[Records for the task — start]

template <int NW>
__device__ __forceinline__ void mask_row_to_lds(const uint64_t (&m)[NW], int n,
                                                unsigned char* row, int c_lo = 0,
                                                int c_hi = -1) {
  if (c_hi < 0) c_hi = n;
  if ((n & 3) == 0 && (c_lo & 3) == 0) {
    for (int c = c_lo; c < c_hi; c += 4) {
      uint32_t v = 0;
#pragma unroll
      for (int j = 0; j < 4; ++j) {
        const int cc = c + j;
        uint64_t w = 0;
#pragma unroll
        for (int k = 0; k < NW; ++k)
          if ((cc >> 6) == k) w = m[k];
        v |= (uint32_t)((w >> (cc & 63)) & 1ull) << (8 * j);
      }
      *reinterpret_cast<uint32_t*>(row + c) = v;
    }
  } else {
    for (int c = c_lo; c < c_hi; ++c) {
      uint64_t w = 0;
#pragma unroll
      for (int k = 0; k < NW; ++k)
        if ((c >> 6) == k) w = m[k];
      row[c] = (unsigned char)((w >> (c & 63)) & 1ull);
    }
  }
}

__device__ __forceinline__ void copy_tile_out(const unsigned char* scratch, int nbytes,
                                              uint8_t* __restrict__ dst) {
  const int tid = threadIdx.x;
  const int n16 = ((reinterpret_cast<uintptr_t>(dst) & 15) == 0) ? (nbytes & ~15) : 0;
  for (int off = tid * 16; off < n16; off += blockDim.x * 16)
    *reinterpret_cast<uint4*>(dst + off) = *reinterpret_cast<const uint4*>(scratch + off);
  for (int k = n16 + tid; k < nbytes; k += blockDim.x) dst[k] = scratch[k];
}

__device__ __forceinline__ void zero_tile_out(int nbytes, uint8_t* __restrict__ dst) {
  const int tid = threadIdx.x;
  const int n16 = ((reinterpret_cast<uintptr_t>(dst) & 15) == 0) ? (nbytes & ~15) : 0;
  for (int off = tid * 16; off < n16; off += blockDim.x * 16)
    *reinterpret_cast<uint4*>(dst + off) = make_uint4(0u, 0u, 0u, 0u);
  for (int k = n16 + tid; k < nbytes; k += blockDim.x) dst[k] = 0;
}

__host__ __device__ inline size_t tsp_tile_bytes(int N, int Q) {
  const size_t xy = (size_t)64 * N * 8;
  const size_t scr = (((size_t)64 * N + 15) & ~(size_t)15) + (size_t)Q * 64 * 8 + 64 * 8 + 64 * 4 +
                     16 * 4;
  return ((xy > scr ? xy : scr) + 15) & ~(size_t)15;
}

[Records for the task — finish]

- _Description of the task_
Identify the lines of the entries containing the string "unsigned". Copy each such line.

- _Response to this task_
                                                unsigned char* row, int c_lo = 0,
      row[c] = (unsigned char)((w >> (c & 63)) & 1ull);
__device__ __forceinline__ void copy_tile_out(const unsigned char* scratch, int nbytes,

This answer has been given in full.